Can Europe Make It?

A post-World Cup glow for Belgium?

The success of the Belgian national team at the 2014 World Cup has briefly united Flemish and Walloon speakers, but will this have any effect on the country's increasingly fractious identity politics?

Hugh Lovatt
8 July 2014

The Belgian national football team. Flickr/Eric Drost. Some rights reserved.

"Pour tous les Belges qui ont suivis ce match, il y avait moyen de faire quelque chose, fait chier!"

The comments by Daniel Van Buyten, Belgium’s number 15, sum up the country’s feelings pretty well after suffering a 1-0 defeat against Argentina on Saturday in the World Cup quarter-finals. But there is nonetheless a real sense that the Red Devils have achieved something that will reverberate far beyond Brasilia’s Estádio Nacional.

The national team has exceeded expectations and sky rocketed through the international rankings into the top ten teams from an all-time low of sixty-sixth in 2009. Not only has this restored Belgian's flagging footballing credentials, but with such a young team the experience gained over the last five games will put them in an excellent position ahead of Euro 2016.

More importantly though, Belgians have rallied around their team in colourful and often very loud displays of national unity, something that seems to have been lacking over the last years. In a county polarised between a French speaking south and a Flemish speaking north Belgium's World Cup success has gone a long way toward healing Belgium’s linguistic divisions.

In the most obvious sign of national unity, Belgian flags have in many places replaced the flags on Flanders and Wallonia – two of Belgium’s three regions. This was even the case in Antwerp, a bastion of Flemish nationalism. On a personal level, football has transcended linguistic divisions and brought Flemish and French speakers together around a common cause.  

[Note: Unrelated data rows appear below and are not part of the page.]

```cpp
int plan_build(Plan& p, const NetCfg& cfg, int N, int D, int H, int W);
void plan_free(Plan& p);
int plan_forward(Plan& p, const float* params, float* runstats, const float* x, char* ws, float* out, int training,
                 uint64_t seed, hipStream_t stream);
int plan_backward(Plan& p, const float* params, const float* x, char* ws, const float* grad_out, float* grad_params,
                  int accumulate, uint64_t seed, hipStream_t stream);
int plan_backward_range(Plan& p, const float* params, const float* x, char* ws, const float* grad_out, float* grad_params,
                        int accumulate, uint64_t seed, int hi, int lo, hipStream_t stream);
int plan_block_param_range(const Plan& p, int block, long* begin, long* end);
long plan_ws_offset(const Plan& p, const char* name, int i, int j);
int plan_relu_mask(Plan& p, const float* params, char* ws, int kind, int b, int l, unsigned char* out, hipStream_t stream);

}
```

mmnn_sts_amd/csrc/wgrad.hip:

```cpp
#include "wgrad.hpp"

#include <algorithm>

namespace mmnn {

static void wg3_tile(int W, int& TD, int& TH, int& TW) {
  if (W > 16) { TD = 1; TH = 2; TW = 32; }
  else if (W > 8) { TD = 1; TH = 4; TW = 16; }
  else if (W > 4) { TD = 2; TH = 4; TW = 8; }
  else { TD = 4; TH = 4; TW = 4; }
}

static int wg1_wc(int Cin, long V) {
  const int thr = V >= 32768 ? 256 : 97;
  return Cin >= thr ? 8 : 4;
}

int wgrad_pick_splits(int taps, int N, int D, int H, int W, int M, int Cin, int batch) {
  if (batch < 1) batch = 1;
  if (taps == 27) {
    int TD, TH, TW;
    wg3_tile(W, TD, TH, TW);
    const long ntiles = (long)N * cdiv(D, TD) * cdiv(H, TH) * cdiv(W, TW);
    const int cgroups = cdiv(Cin, 32);
    long s = 512 / ((long)cgroups * batch);
    if (s > 64) s = 64;
    if (s > ntiles / 2) s = ntiles / 2;
    return s < 1 ? 1 : (int)s;
  }
  const long V = (long)D * H * W;
  const long nchunks = (long)N * cdiv(V, 64);
  const int wc = wg1_wc(Cin, V);
  constexpr long target = 2048;
  const long groups = (long)cdiv(Cin, 32 * wc) * cdiv(M, 128);
  long s = batch > 1 ? target / batch : target / groups;
  const long slab_cap = ((long)64 << 20) / ((long)M * Cin * 4);
  if (s > slab_cap) s = slab_cap;
  if (s > nchunks / 2) s = nchunks / 2;
  return s < 1 ? 1 : (int)s;
}

int wgrad1_channel_width(int Cin, long V) { return 32 * wg1_wc(Cin, V); }

int wgrad3_launch_batched(const WgradArgs* host, const WgradArgs* dev, int count, uint64_t seed, hipStream_t stream);
int wgrad1_launch(const WgradArgs& a, int pro_x, int wc, hipStream_t s);
int wgrad1_launch_batched(const WgradArgs* host, const WgradArgs* dev, int count, uint64_t seed, int wc, hipStream_t stream);

int launch_wgrad_batched(const WgradArgs* host, const WgradArgs* dev, int count, uint64_t seed, int taps, int pro_x, hipStream_t stream) {
  MMNN_REQUIRE(host && dev && count >= 1 && count <= 65535, "wgrad batch: bad table (count %d)", count);
  MMNN_REQUIRE(pro_x == PRO_BNRELU, "wgrad batch: only the dense-layer kernels (BN+ReLU input prologue) are batched");
  MMNN_REQUIRE(taps == 1 || taps == 27, "wgrad: taps must be 1 or 27");
  const WgradArgs& f = host[0];
  for (int i = 0; i < count; ++i) {
    const WgradArgs& a = host[i];
    MMNN_REQUIRE(a.N == f.N && a.D == f.D && a.H == f.H && a.W == f.W && a.M == f.M, "wgrad batch: layer %d differs in extent", i);
    MMNN_REQUIRE(a.N > 0 && a.D > 0 && a.H > 0 && a.W > 0 && a.Cin > 0 && a.M > 0, "wgrad: non-positive extent");
    MMNN_REQUIRE((long)a.D * a.H * a.W < (1l << 30), "wgrad: volume too large for 32-bit voxel indices");
    MMNN_REQUIRE(taps != 27 || (long)33 * a.D * a.H * a.W < (1l << 31), "wgrad: volume too large for 32-bit element offsets of a 32-channel group");
    MMNN_REQUIRE(a.g0 && a.g1 && a.x && a.slab, "wgrad: null operand");
    MMNN_REQUIRE(a.nsplit >= 1 && a.nsplit <= 65535, "wgrad: bad split count %d", a.nsplit);
    MMNN_REQUIRE(a.slab_stride >= (long)taps * a.M * a.Cin, "wgrad: slab stride too small");
    MMNN_REQUIRE(taps == 27 ? a.M <= 32 : a.M <= 128, "wgrad batch: %d output channels exceed one block row", a.M);
    MMNN_REQUIRE(taps == 27 || wg1_wc(a.Cin, (long)a.D * a.H * a.W) == wg1_wc(f.Cin, (long)f.D * f.H * f.W), "wgrad batch: layer %d needs another channel-group width", i);
  }
  if (taps == 27) return wgrad3_launch_batched(host, dev, count, seed, stream);
  return wgrad1_launch_batched(host, dev, count, seed, wg1_wc(f.Cin, (long)f.D * f.H * f.W), stream);
}

int launch_wgrad1(const WgradArgs& a, int pro_x, hipStream_t stream) {
  MMNN_REQUIRE(a.N > 0 && a.D > 0 && a.H > 0 && a.W > 0 && a.Cin > 0 && a.M > 0, "wgrad: non-positive extent");
  MMNN_REQUIRE((long)a.D * a.H * a.W < (1l << 30), "wgrad: volume too large for 32-bit voxel indices");
  MMNN_REQUIRE(a.g0 && a.g1 && a.x && a.slab, "wgrad: null operand");
  MMNN_REQUIRE(a.nsplit >= 1 && a.nsplit <= 65535, "wgrad: bad split count %d", a.nsplit);
  MMNN_REQUIRE(a.slab_stride >= (long)a.M * a.Cin, "wgrad: slab stride too small");
  MMNN_REQUIRE(pro_x == PRO_BNRELU || pro_x == PRO_NONE, "wgrad: unsupported input prologue %d", pro_x);
  return wgrad1_launch(a, pro_x, wg1_wc(a.Cin, (long)a.D * a.H * a.W), stream);
}

}
```

mmnn_sts_amd/csrc/wgrad.hpp:

```cpp
#pragma once
#include <type_traits>

#include "common.hpp"
#include "wgrad_tile.hpp"

namespace mmnn {

struct WgradArgs {
  int N, D, H, W;
  int M, Cin;
  const float* g0; long g0_ns; int g0_coff;
  const float* g1; long g1_ns; int g1_coff;
  BnBwd gr;
  DropCfg drop;
  const float* x; long x_ns; int x_coff;
  BnFwd bn;
  float* slab; long slab_stride; int nsplit;
  unsigned long long* trace;
};

int launch_wgrad1(const WgradArgs& a, int pro_x, hipStream_t stream);
int launch_wgrad_batched(const WgradArgs* host, const WgradArgs* dev_table, int count, uint64_t seed, int taps, int pro_x, hipStream_t stream);
int wgrad1_channel_width(int Cin, long V);
int wgrad_pick_splits(int taps, int N, int D, int H, int W, int M, int Cin, int batch = 1);

#if defined(__HIPCC__)

#if !defined(MMNN_TRACE_TID)
#define MMNN_TRACE_TID 0
#endif

template <int TD, int TH, int TW>
struct Wg3Cfg {
  static constexpr int VT = TD * TH * TW;
  static constexpr int RS = TW + 2, HS = TH + 2, DS = TD + 2;
  static constexpr int XS = (DS * HS * RS) | 1;
  static constexpr int YS = VT + 1;
  static constexpr int NTHREADS = 8 * 64;
  static_assert(VT == 64, "tile must hold 64 voxels (two per MFMA k-step, 32 steps)");
  static_assert(32 % TW == 0, "tile width must divide 32");
  static constexpr int STAGE = 32 * XS + 32 * YS;
  static size_t smem_bytes() { return sizeof(float) * (2 * STAGE + 3 * 32 + 2 * 32 + 3 * 32); }
};
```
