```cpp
namespace smplpp_hip
{
int fk_device(smplpp_model * m, int64_t n, const float * beta, const float * theta, float * verts, float * joints,
              float * xforms44, float * rest, float * poserot, hipStream_t st, int range_slot, int * range_word = nullptr,
              char form_override = 0);
int vposer_forward_device(smplpp_vposer * v, int64_t n, const float * z, int64_t z_stride, float * out, int64_t out_stride,
                          float * jac, hipStream_t st, int64_t frame_base, bool value_like_jac = false, unsigned * sig_flag = nullptr,
                          unsigned * sig_counter = nullptr, unsigned sig_tick = 0u);

constexpr int TD75 = SMPLPP_THETA_DIM;
constexpr int TD44 = SMPLPP_LATENT_POSE_DIM;
constexpr int NQ = TD75 + NB;
constexpr int IK_MAXK = 48;
constexpr size_t SOLVE_LDS_MAX = 160 * 1024 - 1536;
constexpr int MAXD = TD75 + 2 * IK_MAXK + NB;

struct TaskArrays
{
  int32_t * face;
  float * vw;
  float * tang;
  float * tpos;
  float * tnrm;
  float * posw;
  float * nrmw;
  float * philim;
  float * noff;
  float * apos;
  float * anrm;
  float * hint;
  int * flags;
  float * roww;
};

struct ModelView
{
  const int32_t * faces;
  const int32_t * adjOff;
  const int32_t * adjFace;
  const int32_t * parent;
  const uint8_t * wIdx;
  const float * wVal;
  const float * wSum;
  const float * Pvm;
  const float * Svm;
  const float * JS;
  const uint16_t * faceRing;
  const uint8_t * faceMap;
  const int32_t * anc;
  int nlev;
  int64_t V;
  int maxw;
};

__device__ inline void lds_barrier()
{
  asm volatile("s_waitcnt lgkmcnt(0)\n\ts_barrier" ::: "memory");
}

#ifndef SMPLPP_EVAL_NT
#define SMPLPP_EVAL_NT 768
#endif
constexpr int EVAL_NT = SMPLPP_EVAL_NT;
#ifdef SMPLPP_EVAL_STAMPS
__device__ unsigned long long g_eval_stamps[64 * 16];
#define EVAL_STAMP(i) do { if(tid == 0 && blockIdx.x < 64) g_eval_stamps[blockIdx.x * 16 + (i)] = __builtin_readcyclecounter(); } while(0)
#else
#define EVAL_STAMP(i) do {} while(0)
#endif
#ifdef SMPLPP_SOLVE_STAMPS
__device__ unsigned long long g_solve_stamps[64 * 16];
#define SOLVE_STAMP(i) do { if(threadIdx.x == 0 && blockIdx.x < 64) g_solve_stamps[blockIdx.x * 16 + (i)] = __builtin_amdgcn_s_memrealtime(); } while(0)
#else
#define SOLVE_STAMP(i) do {} while(0)
#endif
}
```

Baseline: 15.02 million.

## Factor Cholesky in 16-column panels with one wave, overlapping trailing updates

For the 3- and 5-tile register-resident Cholesky, the 4-column step loop is replaced by a blocked scheme. One wave factors each 16-column panel in registers using readlane broadcasts, while the other threads apply the previous panel's rank-16 update to the trailing tiles. Panel buffers are double-buffered in LDS with a padded stride, which cuts the number of block barriers per factorization. The LDS budget accounting is extended, and static asserts guard the larger panel scratch, which may lower chunk_rows.

```diff
diff --git a/smplpp_amd/csrc/ik.hip b/smplpp_amd/csrc/ik.hip
--- a/smplpp_amd/csrc/ik.hip
+++ b/smplpp_amd/csrc/ik.hip
@@ -519,7 +519,7 @@
     const int ntr_primal = (m_dim + 1 <= 48) ? 3 : (m_dim + 1 <= 80) ? 5 : ((m_dim + 1 <= 96 || m_dim + 1 > 176) ? 6 : 11);
     const bool dual_shape = rows < s->theta_dim && rows <= 63 && D <= 192 && dbg_stop != 9;
     const int ntr = dual_shape ? 6 : ntr_primal;
-    const size_t fixed = sizeof(double) * ((size_t)(m_dim + 1) * (m_dim + 2) / 2 + 7 * (size_t)D + 2 * (size_t)rows + 128 * (size_t)ntr + 4) + sizeof(int) * 2 * (size_t)D;
+    const size_t fixed = solve_lds_fixed(m_dim, D, rows, ntr);
     const size_t budget = SOLVE_LDS_MAX;
     int chunk_rows = (int)((budget - fixed) / (sizeof(double) * (size_t)D));
     if(chunk_rows > rows) chunk_rows = rows;
diff --git a/smplpp_amd/csrc/ik_solve.h b/smplpp_amd/csrc/ik_solve.h
--- a/smplpp_amd/csrc/ik_solve.h
+++ b/smplpp_amd/csrc/ik_solve.h
@@ -426,6 +426,81 @@
     xs[a] = xs[a] - sqrt(ginv[a]) * t;
   }
   __syncthreads();
+}
+
+template<int NC, bool R2>
+__device__ __forceinline__ void panel_factor_wave(double * Cp, double * invp, int nrows, int ncol, int * bad)
+{
+  typedef double d2 __attribute__((ext_vector_type(2)));
+  constexpr int PS = PANEL_PS;
+  const int l = threadIdx.x;
+  const bool in0 = l < nrows, in1 = R2 && l + 64 < nrows;
+  double r0[16], r1[R2 ? 16 : 1];
+  {
+    const d2 * p0 = reinterpret_cast<const d2 *>(Cp + (in0 ? l : 0) * PS);
+#pragma unroll
+    for(int u = 0; u < 8; u++)
+    {
+      const d2 v = p0[u];
+      r0[2 * u] = (in0 && l >= 2 * u) ? v.x : 0.0;
+      r0[2 * u + 1] = (in0 && l >= 2 * u + 1) ? v.y : 0.0;
+    }
+    if constexpr(R2)
+    {
+      const d2 * p1 = reinterpret_cast<const d2 *>(Cp + (in1 ? l + 64 : 0) * PS);
+#pragma unroll
+      for(int u = 0; u < 8; u++)
+      {
+        const d2 v = p1[u];
+        r1[2 * u] = in1 ? v.x : 0.0;
+        r1[2 * u + 1] = in1 ? v.y : 0.0;
+      }
+    }
+  }
+  bool badl = false;
+  double myinv = 0.0;
+#pragma unroll
+  for(int k = 0; k < 16; k++)
+  {
+    if(NC ? k < NC : k < ncol)
+    {
+      double d = readlane_f64(r0[k], k);
+      if(!(d > 0.0))
+      {
+        badl = true;
+        d = 1.0;
+      }
+      double r = __builtin_amdgcn_rcp(d);
+      r = r * (2.0 - d * r);
+      r = r * (2.0 - d * r);
+      const double sl = r0[k] * r;
+      if(l == k) myinv = r;
+#pragma unroll
+      for(int j = k + 1; j < (NC ? NC : 16); j++)
+      {
+        const double x = readlane_f64(sl, j);
+        r0[j] = fma(-r0[k], x, r0[j]);
+        if constexpr(R2) r1[j] = fma(-r1[k], x, r1[j]);
+      }
+    }
+  }
+  if(in0)
+  {
+    d2 * p0 = reinterpret_cast<d2 *>(Cp + l * PS);
+#pragma unroll
+    for(int u = 0; u < 8; u++) p0[u] = d2{r0[2 * u], r0[2 * u + 1]};
+  }
+  if constexpr(R2)
+  {
+    if(in1)
+    {
+      d2 * p1 = reinterpret_cast<d2 *>(Cp + (l + 64) * PS);
+#pragma unroll
+      for(int u = 0; u < 8; u++) p1[u] = d2{r1[2 * u], r1[2 * u + 1]};
+    }
+  }
+  if(l < 16) invp[l] = (l < (NC ? NC : ncol)) ? myinv : 0.0;
+  if(badl && l == 0) *bad = 1;
 }
 
 template<int NT>
@@ -687,87 +762,183 @@
   }
   if(dbg_stop == 4) return;
   SOLVE_STAMP(7);
-  constexpr int LS = 16 * NT;
-  bool kcol[NT];
-#pragma unroll
-  for(int a = 0; a < NT; a++) kcol[a] = tx + 16 * a < nf;
-  for(int q = tid; q < 8 * LS; q += 256) lraw[q] = 0.0;
-  __syncthreads();
-  int par = 0;
-#pragma unroll
-  for(int bj = 0; bj < NT; bj++)
-  {
-    for(int jj = 0; jj < 16; jj += 4)
-    {
-      const int j0 = 16 * bj + jj;
-      if(j0 >= nf) break;
-      const int ncol = nf - j0 < 4 ? nf - j0 : 4;
-      double * lb = lraw + (par & 1) * 4 * LS;
-      par++;
-      if(tx >= jj && tx < jj + ncol)
-      {
-        double * lp = lb + (tx - jj) * LS;
-        const int jc = j0 + (tx - jj);
-#pragma unroll
+  if constexpr(solve_panelled(NT))
+  {
+    typedef double d2 __attribute__((ext_vector_type(2)));
+    constexpr int PS = PANEL_PS, PB = 16 * NT * PS;
+    double * const cb0 = lraw + ((reinterpret_cast<uintptr_t>(lraw) >> 3) & 1);
+    double * const invb = cb0 + 2 * PB;
+    const int wave = tid >> 6;
+    bool kcol[NT];
+#pragma unroll
+    for(int a = 0; a < NT; a++) kcol[a] = tx + 16 * a < nf;
+    auto publish = [&](int b) {
+      double * cb = cb0 + (b & 1) * PB;
+#pragma unroll
+      for(int a = 0; a < NT; a++)
+        if(a >= b) cb[(ty + 16 * a) * PS + tx] = acc[a][b];
+    };
+    auto apply = [&](int q, int blo, int bhi) {
+      const double * cb = cb0 + (q & 1) * PB;
+      const double * iv = invb + (q & 1) * 16;
+#pragma unroll
+      for(int s0 = 0; s0 < 16; s0 += 4)
+      {
+        if(16 * q + s0 >= nf) break;
+        const d2 i01 = *reinterpret_cast<const d2 *>(iv + s0), i23 = *reinterpret_cast<const d2 *>(iv + s0 + 2);
+        double ri[NT][4], sk[NT][4];
+#pragma unroll
+        for(int a = 0; a < NT; a++)
+        {
+          if(a < blo) continue;
+          const d2 * pr = reinterpret_cast<const d2 *>(cb + (ty + 16 * a) * PS + s0);
+          const d2 v01 = pr[0], v23 = pr[1];
+          ri[a][0] = v01.x;
+          ri[a][1] = v01.y;
+          ri[a][2] = v23.x;
+          ri[a][3] = v23.y;
+          if(a >= bhi) continue;
+          const d2 * pc = reinterpret_cast<const d2 *>(cb + (tx + 16 * a) * PS + s0);
+          const d2 c01 = pc[0], c23 = pc[1];
+          sk[a][0] = kcol[a] ? c01.x * i01.x : 0.0;
+          sk[a][1] = kcol[a] ? c01.y * i01.y : 0.0;
+          sk[a][2] = kcol[a] ? c23.x * i23.x : 0.0;
+          sk[a][3] = kcol[a] ? c23.y * i23.y : 0.0;
+        }
+#pragma unroll
+        for(int a = 0; a < NT; a++)
+#pragma unroll
+          for(int b = 0; b <= a; b++)
+            if(b >= blo && b < bhi) acc[a][b] -= (ri[a][0] * sk[b][0] + ri[a][1] * sk[b][1]) + (ri[a][2] * sk[b][2] + ri[a][3] * sk[b][3]);
+      }
+    };
+    publish(0);
+    __syncthreads();
+#pragma unroll
+    for(int p = 0; p < NT; p++)
+    {
+      if(16 * p >= nf) break;
+      const int ncol = nf - 16 * p < 16 ? nf - 16 * p : 16;
+      double * cb = cb0 + (p & 1) * PB;
+      if(wave == 0)
+      {
+        double * Cp = cb + 16 * p * PS;
+        double * ip = invb + (p & 1) * 16;
+        constexpr int nrows_max = 16 * NT;
+        const int nrows = nrows_max - 16 * p;
+        if(nrows > 64)
+        {
+          if(ncol == 16)
+            panel_factor_wave<16, (nrows_max > 64)>(Cp, ip, nrows, ncol, bad);
+          else
+            panel_factor_wave<0, (nrows_max > 64)>(Cp, ip, nrows, ncol, bad);
+        }
+        else if(ncol == 16)
+          panel_factor_wave<16, false>(Cp, ip, nrows, ncol, bad);
+        else if(ncol == 11)
+          panel_factor_wave<11, false>(Cp, ip, nrows, ncol, bad);
+        else if(ncol == 12)
+          panel_factor_wave<12, false>(Cp, ip, nrows, ncol, bad);
+        else
+          panel_factor_wave<0, false>(Cp, ip, nrows, ncol, bad);
+      }
+      if(p > 0) apply(p - 1, p + 1, NT);
+      __syncthreads();
+#pragma unroll
+      for(int a = 0; a < NT; a++)
+        if(a >= p) acc[a][p] = cb[(ty + 16 * a) * PS + tx];
+      if(p + 1 < NT && 16 * (p + 1) < nf)
+      {
+        apply(p, p + 1, p + 2);
+        publish(p + 1);
+        __syncthreads();
+      }
+    }
+  }
+  else
+  {
+    constexpr int LS = 16 * NT;
+    bool kcol[NT];
+  #pragma unroll
+    for(int a = 0; a < NT; a++) kcol[a] = tx + 16 * a < nf;
+    for(int q = tid; q < 8 * LS; q += 256) lraw[q] = 0.0;
+    __syncthreads();
+    int par = 0;
+  #pragma unroll
+    for(int bj = 0; bj < NT; bj++)
+    {
+      for(int jj = 0; jj < 16; jj += 4)
+      {
+        const int j0 = 16 * bj + jj;
+        if(j0 >= nf) break;
+        const int ncol = nf - j0 < 4 ? nf - j0 : 4;
+        double * lb = lraw + (par & 1) * 4 * LS;
+        par++;
+        if(tx >= jj && tx < jj + ncol)
+        {
+          double * lp = lb + (tx - jj) * LS;
+          const int jc = j0 + (tx - jj);
+  #pragma unroll
+          for(int a = bj; a < NT; a++)
+          {
+            const int i = ty + 16 * a;
+            if(i >= jc && i <= nf) lp[i] = acc[a][bj];
+          }
+        }
+        __syncthreads();
+        double inv[4], L[4][4];
+        {
+          double Cj[4][4];
+  #pragma unroll
+          for(int sidx = 0; sidx < 4; sidx++)
+          {
+  #pragma unroll
+            for(int q = sidx; q < 4; q++)
+            {
+              double v = (q < ncol) ? lb[sidx * LS + j0 + q] : 0.0;
+  #pragma unroll
+              for(int t = 0; t < sidx; t++) v -= Cj[t][q] * L[sidx][t];
+              Cj[sidx][q] = v;
+            }
+            double d = Cj[sidx][sidx];
+            if(sidx < ncol && !(d > 0.0)) *bad = 1;
+            if(!(sidx < ncol && d > 0.0)) d = 1.0;
+            double r = __builtin_amdgcn_rcp(d);
+            r = r * (2.0 - d * r);
+            r = r * (2.0 - d * r);
+            inv[sidx] = (sidx < ncol) ? r : 0.0;
+  #pragma unroll
+            for(int q = sidx + 1; q < 4; q++) L[q][sidx] = (q < ncol) ? Cj[sidx][q] * inv[sidx] : 0.0;
+          }
+        }
+        double ri[4][NT], sk[4][NT];
+  #pragma unroll
         for(int a = bj; a < NT; a++)
         {
-          const int i = ty + 16 * a;
-          if(i >= jc && i <= nf) lp[i] = acc[a][bj];
-        }
-      }
-      __syncthreads();
-      double inv[4], L[4][4];
-      {
-        double Cj[4][4];
-#pragma unroll
-        for(int sidx = 0; sidx < 4; sidx++)
-        {
-#pragma unroll
-          for(int q = sidx; q < 4; q++)
+          const int i = ty + 16 * a, k = tx + 16 * a;
+          double ci[4], ck[4];
+  #pragma unroll
+          for(int q = 0; q < 4; q++)
           {
-            double v = (q < ncol) ? lb[sidx * LS + j0 + q] : 0.0;
-#pragma unroll
-            for(int t = 0; t < sidx; t++) v -= Cj[t][q] * L[sidx][t];
-            Cj[sidx][q] = v;
+            double vi = lb[q * LS + i], vk = lb[q * LS + k];
+  #pragma unroll
+            for(int t = 0; t < q; t++)
+            {
+              vi -= ci[t] * L[q][t];
+              vk -= ck[t] * L[q][t];
+            }
+            ci[q] = (a > bj || i > j0 + q) ? vi : 0.0;
+            ck[q] = (a > bj || k > j0 + q) ? vk : 0.0;
+            ri[q][a] = (q < ncol) ? ci[q] : 0.0;
+            sk[q][a] = (q < ncol && kcol[a]) ? ck[q] * inv[q] : 0.0;
           }
-          double d = Cj[sidx][sidx];
-          if(sidx < ncol && !(d > 0.0)) *bad = 1;
-          if(!(sidx < ncol && d > 0.0)) d = 1.0;
-          double r = __builtin_amdgcn_rcp(d);
-          r = r * (2.0 - d * r);
-          r = r * (2.0 - d * r);
-          inv[sidx] = (sidx < ncol) ? r : 0.0;
-#pragma unroll
-          for(int q = sidx + 1; q < 4; q++) L[q][sidx] = (q < ncol) ? Cj[sidx][q] * inv[sidx] : 0.0;
-        }
-      }
-      double ri[4][NT], sk[4][NT];
-#pragma unroll
-      for(int a = bj; a < NT; a++)
-      {
-        const int i = ty + 16 * a, k = tx + 16 * a;
-        double ci[4], ck[4];
-#pragma unroll
-        for(int q = 0; q < 4; q++)
-        {
-          double vi = lb[q * LS + i], vk = lb[q * LS + k];
-#pragma unroll
-          for(int t = 0; t < q; t++)
-          {
-            vi -= ci[t] * L[q][t];
-            vk -= ck[t] * L[q][t];
-          }
-          ci[q] = (a > bj || i > j0 + q) ? vi : 0.0;
-          ck[q] = (a > bj || k > j0 + q) ? vk : 0.0;
-          ri[q][a] = (q < ncol) ? ci[q] : 0.0;
-          sk[q][a] = (q < ncol && kcol[a]) ? ck[q] * inv[q] : 0.0;
-        }
-      }
-#pragma unroll
-      for(int a = bj; a < NT; a++)
-#pragma unroll
-        for(int b = bj; b <= a; b++)
-          acc[a][b] -= (ri[0][a] * sk[0][b] + ri[1][a] * sk[1][b]) + (ri[2][a] * sk[2][b] + ri[3][a] * sk[3][b]);
+        }
+  #pragma unroll
+        for(int a = bj; a < NT; a++)
+  #pragma unroll
+          for(int b = bj; b <= a; b++)
+            acc[a][b] -= (ri[0][a] * sk[0][b] + ri[1][a] * sk[1][b]) + (ri[2][a] * sk[2][b] + ri[3][a] * sk[3][b]);
+      }
     }
   }
   __syncthreads();
@@ -833,7 +1004,7 @@
   double * hi = lo + D;
   double * rowv = hi + D;
   double * lraw = rowv + rows;
-  double * ldiag = lraw + 128 * NTR;
+  double * ldiag = lraw + solve_lraw_doubles(NTR);
   double * dinv = ldiag + 4;
   int * idx = reinterpret_cast<int *>(dinv + D);
   int * state = idx + D;
diff --git a/smplpp_amd/csrc/ik_types.h b/smplpp_amd/csrc/ik_types.h
--- a/smplpp_amd/csrc/ik_types.h
+++ b/smplpp_amd/csrc/ik_types.h
@@ -23,6 +23,24 @@
 constexpr int IK_MAXK = 48;
 constexpr size_t SOLVE_LDS_MAX = 160 * 1024 - 1536;
 constexpr int MAXD = TD75 + 2 * IK_MAXK + NB;
+
+constexpr bool solve_panelled(int ntr)
+{
+  return ntr == 3 || ntr == 5;
+}
+constexpr int PANEL_PS = 18;
+constexpr int solve_lraw_doubles(int ntr)
+{
+  return solve_panelled(ntr) ? 2 * 16 * ntr * PANEL_PS + 32 + 2 : 128 * ntr;
+}
+static_assert(solve_lraw_doubles(3) >= 256 && solve_lraw_doubles(5) >= 256, "solve_dual's vectors live in the same block");
+constexpr size_t solve_lds_fixed(int m_dim, int D, int rows, int ntr)
+{
+  return sizeof(double) * ((size_t)(m_dim + 1) * (m_dim + 2) / 2 + 7 * (size_t)D + 2 * (size_t)rows + (size_t)solve_lraw_doubles(ntr) + 4)
+         + sizeof(int) * 2 * (size_t)D;
+}
+static_assert(solve_lds_fixed(47, 47 + 2 * IK_MAXK, 4 * IK_MAXK, 3) + sizeof(double) * 4 * (47 + 2 * IK_MAXK) <= SOLVE_LDS_MAX, "LDS plan, 3 tiles");
+static_assert(solve_lds_fixed(79, 79 + 2 * IK_MAXK, 4 * IK_MAXK, 5) + sizeof(double) * 4 * (79 + 2 * IK_MAXK) <= SOLVE_LDS_MAX, "LDS plan, 5 tiles");
 
 struct TaskArrays
 {
```

Result: no change. 14.98 million (median of 2 runs) (-0.3%).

Belgian politicians were quick to join the football frenzy, but with Flemish and Francophone political parties once again deadlocked over the formation of a federal government it remains to be seen whether Belgium's success on the field will have any real impact on the country's contentious political scene.

But a resurgent Belgian identity will challenge the separatist agenda espoused by the Flemish N-VA's which has been pushing for Flemish autonomy. Given the N-VA’s victory in regional elections in May and the important role it will likely play in a forthcoming federal government Belgium’s football success has come at a critical juncture.

The N-VA's leader Bart de Wever is all too aware of this, and party officials have been doing their best to downplay Belgium World Cup success. Incredibly, authorities in Antwerp – which is controlled by the N-VA – even sought to counter the spread of Belgian flags on the pretext that many of those displayed the “Jupiler” logo, a Wallonian beer. In the end though, the federal police refused to carry out the order.        

Ultimately it would be too much to hope that the Red Devils alone can turn back the rising tide of Flemish nationalism, let alone solve Belgium's regional issues which include deep socio-economic disparities between North and South. But at the very least Marc Wilmots and his players have reminded Belgians what it feels like to be a united nation.

One can only hope that the chant of "tous ensemble!" adopted by football supporters will become a slogan for Belgium's political class.